[Start of section]

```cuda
void launch_umma_pair(const LaunchCtx& ctx, const PairLayer& L, const Geom& g, const PairCall& c, int n_utt) {
  static PerDeviceOnce attr_once;
  attr_once.run([&] {
    CUDA_CHECK(cudaFuncSetAttribute(umma_pair_kernel<16>, cudaFuncAttributeMaxDynamicSharedMemorySize, P_SMEM_LIMIT));
    CUDA_CHECK(cudaFuncSetAttribute(umma_pair_kernel<32>, cudaFuncAttributeMaxDynamicSharedMemorySize, P_SMEM_LIMIT));
    CUDA_CHECK(cudaFuncSetAttribute(umma_pair_kernel<64>, cudaFuncAttributeMaxDynamicSharedMemorySize, P_SMEM_LIMIT));
    CUDA_CHECK(cudaFuncSetAttribute(umma_pair_kernel<128>, cudaFuncAttributeMaxDynamicSharedMemorySize, P_SMEM_LIMIT));
  });
  auto it = g.extra.find(L.out_rows);
  if (it == g.extra.end()) fail(SBV2_ERR_INTERNAL, "geometry lacks the tile table for a fused ResBlock pair");
  PairArgs a;
  a.out = c.out;
  a.out_plane_stride = g.rows_tot * 8;
  a.residual = c.in;
  a.residual2 = c.residual2;
  a.residual3 = c.residual3;
  a.out_div = c.out_div;
  a.accum = nullptr;
  a.accum_mode = UACC_NONE;
  a.act_on_accum = 0;
  a.accum_div = 1.f;
  a.act_out = c.act_out;
  a.act_slope = c.act_out == ACT_LRELU ? 0.1f : (c.act_out == ACT_LRELU01 ? 0.01f : (c.act_out == ACT_RELU ? 0.f : 1.f));
  a.in = c.in;
  a.w1 = L.w1;
  a.w2 = L.w2;
  a.bias1 = L.bias1;
  a.bias2 = L.bias2;
  a.tile_prefix = it->second.first;
  a.pstart = g.d_pstart;
  a.len = g.d_len;
  a.n_utt = n_utt;
  a.n_items = it->second.second;
  a.c = L.c;
  a.taps = L.taps;
  a.kc = L.kc;
  a.nkc = L.nkc;
  a.mt = L.mt;
  a.t1rows = L.t1rows;
  a.t1pitch = L.t1pitch;
  a.out_rows = L.out_rows;
  a.h1 = L.h1;
  a.h2 = L.h2;
  for (int i = 0; i < UMMA_MAX_TAPS; ++i) a.shift1[i] = L.shift1[i];
  a.sps = L.sps;
  a.nstages = L.nstages;
  a.nloads = L.nloads;
  a.total_steps = L.total_steps;
  a.a_slots = L.a_slots;
  a.b_resident = L.b_resident;
  a.has_res = c.residual2 ? 3 : 1;
  a.tmem_cols = L.tmem_cols;
  a.idesc = L.idesc;
  a.trace = g_pair_trace;
  if (a.n_items <= 0) return;
  static int num_sms = 0;
  if (num_sms == 0) {
    int dev = 0;
    CUDA_CHECK(cudaGetDevice(&dev));
    CUDA_CHECK(cudaDeviceGetAttribute(&num_sms, cudaDevAttrMultiProcessorCount, dev));
  }
  int grid = std::min(a.n_items, num_sms);
  if (g_pair_trace != nullptr) {
    if (const char* e = getenv("SBV2_B200_PAIR_GRID")) grid = std::max(1, std::min(grid, atoi(e)));
  }
  void (*kernel)(PairArgs) = nullptr;
  switch (L.c) {
    case 16: kernel = umma_pair_kernel<16>; break;
    case 32: kernel = umma_pair_kernel<32>; break;
    case 64: kernel = umma_pair_kernel<64>; break;
    case 128: kernel = umma_pair_kernel<128>; break;
    default: fail(SBV2_ERR_INTERNAL, "fused ResBlock pair: unsupported channel count");
  }
  launch_pdl(ctx.pdl, kernel, dim3(grid), dim3(P_THREADS), L.smem, ctx.stream, a);
  ctx.count();
}

}
```

Measured before the change: 9036.

## Fold time rows into N dimension for second conv of small-channel ResBlock pairs

For channel counts 16 and 32, the second convolution of the fused ResBlock pair now folds R consecutive time rows into the MMA N dimension. The intermediate T1 tile is stored row-interleaved by phase, and the weights are repacked into a block-Toeplitz layout with R+k-1 steps. This replaces k narrow-N MMAs per K chunk with fewer, wider MMAs (N = R*C) over fewer M tiles, to raise tensor-core utilisation on these tiny-channel layers. It costs extra shared memory for the larger folded weights, padding of the T1 tile, and zero-initialisation of that padding. Configurations that do not fit in resident mode are rejected.

```diff
diff --git a/sbv2-api_b200/csrc/umma_conv.h b/sbv2-api_b200/csrc/umma_conv.h
--- a/sbv2-api_b200/csrc/umma_conv.h
+++ b/sbv2-api_b200/csrc/umma_conv.h
@@ -116,8 +116,7 @@
   __half* w2 = nullptr;
   float* bias1 = nullptr;
   float* bias2 = nullptr;
-  int c = 0, taps = 1, kc = 16, nkc = 1, mt = 1, t1rows = 128, t1pitch = 144, out_rows = 128, h1 = 0, h2 = 0;
-  int shift1[UMMA_MAX_TAPS] = {0};
+  int c = 0, taps = 1, kc = 16, nkc = 1, mt = 1, t1rows = 128, t1pitch = 144, out_rows = 128, h1 = 0, h2 = 0;  int shift1[UMMA_MAX_TAPS] = {0};
   int sps = 1, nstages = 1, nloads = 1, total_steps = 1, a_slots = 2, b_resident = 0;
   size_t smem = 0;
   int tmem_cols = 512;
diff --git a/sbv2-api_b200/csrc/umma_pair.cu b/sbv2-api_b200/csrc/umma_pair.cu
--- a/sbv2-api_b200/csrc/umma_pair.cu
+++ b/sbv2-api_b200/csrc/umma_pair.cu
@@ -74,9 +74,14 @@
   return ti;
 }
 
+__host__ __device__ constexpr int pair_fold(int C) { return C == 16 ? 4 : (C == 32 ? 2 : 1); }
+__host__ __device__ constexpr int pair_t1pad(int R) { return R == 4 ? 10 : (R == 2 ? 12 : 16); }
+__host__ __device__ constexpr unsigned pair_idesc(int n) { return (1u << 4) | ((unsigned)(n >> 3) << 17) | ((unsigned)(128 >> 4) << 24); }
+
 template <int C>
 struct PairShape {
-  static constexpr int c = C, mt = 128 / C, kc = C < 64 ? C : 64, nkc = C / kc, t1rows = 128 * mt, t1pitch = t1rows + 16;
+  static constexpr int c = C, mt = 128 / C, kc = C < 64 ? C : 64, nkc = C / kc, t1rows = 128 * mt;
+  static constexpr int r = pair_fold(C), n2 = r * C, mt2 = mt / r, t1pitch = t1rows / r + pair_t1pad(r);
 };
 
 template <int C>
@@ -89,11 +94,14 @@
   const uint32_t slot_bytes = (uint32_t)ppc * RA * 16;
   const uint32_t step_bytes = (uint32_t)K::c * K::kc * 2;
   const uint32_t stage_bytes = step_bytes * p.sps;
-  const uint32_t t1_bytes = (uint32_t)(K::c / 8) * K::t1pitch * 16;
+  const uint32_t w1_bytes = step_bytes * p.total_steps;
+  const uint32_t step2_bytes = (uint32_t)K::n2 * K::kc * 2;
+  const uint32_t w2_bytes = step2_bytes * (K::r == 1 ? p.total_steps : K::r + p.taps - 1);
+  const uint32_t t1_bytes = (uint32_t)(K::c / 8) * K::r * K::t1pitch * 16;
   const uint32_t sA = smem_u32(smem);
   const uint32_t sT1 = sA + ((slot_bytes * p.a_slots + 127u) & ~127u);
   const uint32_t sB = sT1 + 2 * t1_bytes;
-  const uint32_t sBar = sB + (p.b_resident ? 2 * step_bytes * p.total_steps : stage_bytes * p.nstages);
+  const uint32_t sBar = sB + (p.b_resident ? w1_bytes + w2_bytes : stage_bytes * p.nstages);
   const uint32_t bar_af = sBar, bar_ae = bar_af + 8 * P_MAX_ASLOTS, bar_bf = bar_ae + 8 * P_MAX_ASLOTS, bar_be = bar_bf + 8 * P_MAX_STAGES,
                  bar_a1f = bar_be + 8 * P_MAX_STAGES, bar_a1e = bar_a1f + 16, bar_a2f = bar_a1e + 16, bar_a2e = bar_a2f + 16,
                  bar_t1r = bar_a2e + 16, bar_t1f = bar_t1r + 16;
@@ -133,6 +141,12 @@
     tb.prefix = tab;
     tb.len = tab + p.n_utt + 1;
     tb.pstart = tab + 2 * p.n_utt + 1;
+  }
+  if constexpr (K::r > 1) {
+    constexpr int rows = K::t1rows / K::r, pad = K::t1pitch - rows, n_planes = 2 * (K::c / 8) * K::r;
+    uint4* t1z = reinterpret_cast<uint4*>(smem + (sT1 - sA));
+    for (int i = threadIdx.x; i < n_planes * pad; i += P_THREADS) t1z[(i / pad) * K::t1pitch + rows + i % pad] = make_uint4(0, 0, 0, 0);
+    asm volatile("fence.proxy.async.shared::cta;" ::: "memory");
   }
   if (warp == 1) {
     asm volatile("tcgen05.alloc.cta_group::1.sync.aligned.shared::cta.b32 [%0], %1;" ::"r"(tmem_slot), "r"((uint32_t)p.tmem_cols) : "memory");
@@ -180,10 +194,9 @@
         }
       };
       if (p.b_resident && n_my > 0) {
-        const uint32_t wb = step_bytes * p.total_steps;
-        mbar_expect_tx(bar_bf, 2 * wb);
-        bulk_g2s(sB, p.w1, wb, bar_bf);
-        bulk_g2s(sB + wb, p.w2, wb, bar_bf);
+        mbar_expect_tx(bar_bf, w1_bytes + w2_bytes);
+        bulk_g2s(sB, p.w1, w1_bytes, bar_bf);
+        bulk_g2s(sB + w1_bytes, p.w2, w2_bytes, bar_bf);
       }
       if (!p.b_resident) {
         if (n_my > 0) load_b_all(p.w1);
@@ -198,9 +211,11 @@
     const uint32_t c_u = (uint32_t)K::c, idesc = p.idesc;
     const uint64_t desc_hi = (uint64_t)(0x4000u | (128u >> 4)) << 32;
     const uint64_t a_desc0 = desc_hi | ((uint64_t)((uint32_t)RA & 0x3FFF) << 16);
-    const uint64_t t_desc0 = desc_hi | ((uint64_t)((uint32_t)K::t1pitch & 0x3FFF) << 16);
+    const uint64_t t_desc0 = desc_hi | ((uint64_t)((uint32_t)(K::r * K::t1pitch) & 0x3FFF) << 16);
     const uint64_t b_desc0 = desc_hi | ((uint64_t)((uint32_t)K::c & 0x3FFF) << 16);
-    const uint32_t a_kstep = 2u * (uint32_t)RA, t_kstep = 2u * (uint32_t)K::t1pitch, b_kstep = 2u * (uint32_t)K::c;
+    const uint64_t b2_desc0 = desc_hi | ((uint64_t)((uint32_t)K::n2 & 0x3FFF) << 16);
+    const uint32_t a_kstep = 2u * (uint32_t)RA, t_kstep = 2u * (uint32_t)(K::r * K::t1pitch), b_kstep = 2u * (uint32_t)K::c,
+                   b2_kstep = 2u * (uint32_t)K::n2;
     uint32_t a_slot_i = 0, a_par = 0, b_st = 0, b_par = 0;
     int b_si = 0;
     bool resident_ready = false;
@@ -210,7 +225,8 @@
           mbar_wait(bar_bf, 0);
           resident_ready = true;
         }
-        return sB + (uint32_t)conv * step_bytes * p.total_steps + step_bytes * step;
+        if constexpr (K::r == 1) return sB + (uint32_t)conv * step_bytes * p.total_steps + step_bytes * step;
+        return conv == 0 ? sB + step_bytes * step : sB + w1_bytes + step2_bytes * step;
       }
       if (b_si == 0) mbar_wait(bar_bf + 8 * b_st, b_par);
       return sB + stage_bytes * b_st + step_bytes * b_si;
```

[End of section]

# [Task item]
Sift the material for lines with the string "csrc". Copy each one found.

# [Exercise output]
diff --git a/sbv2-api_b200/csrc/umma_conv.h b/sbv2-api_b200/csrc/umma_conv.h
--- a/sbv2-api_b200/csrc/umma_conv.h
+++ b/sbv2-api_b200/csrc/umma_conv.h
diff --git a/sbv2-api_b200/csrc/umma_pair.cu b/sbv2-api_b200/csrc/umma_pair.cu
--- a/sbv2-api_b200/csrc/umma_pair.cu
+++ b/sbv2-api_b200/csrc/umma_pair.cu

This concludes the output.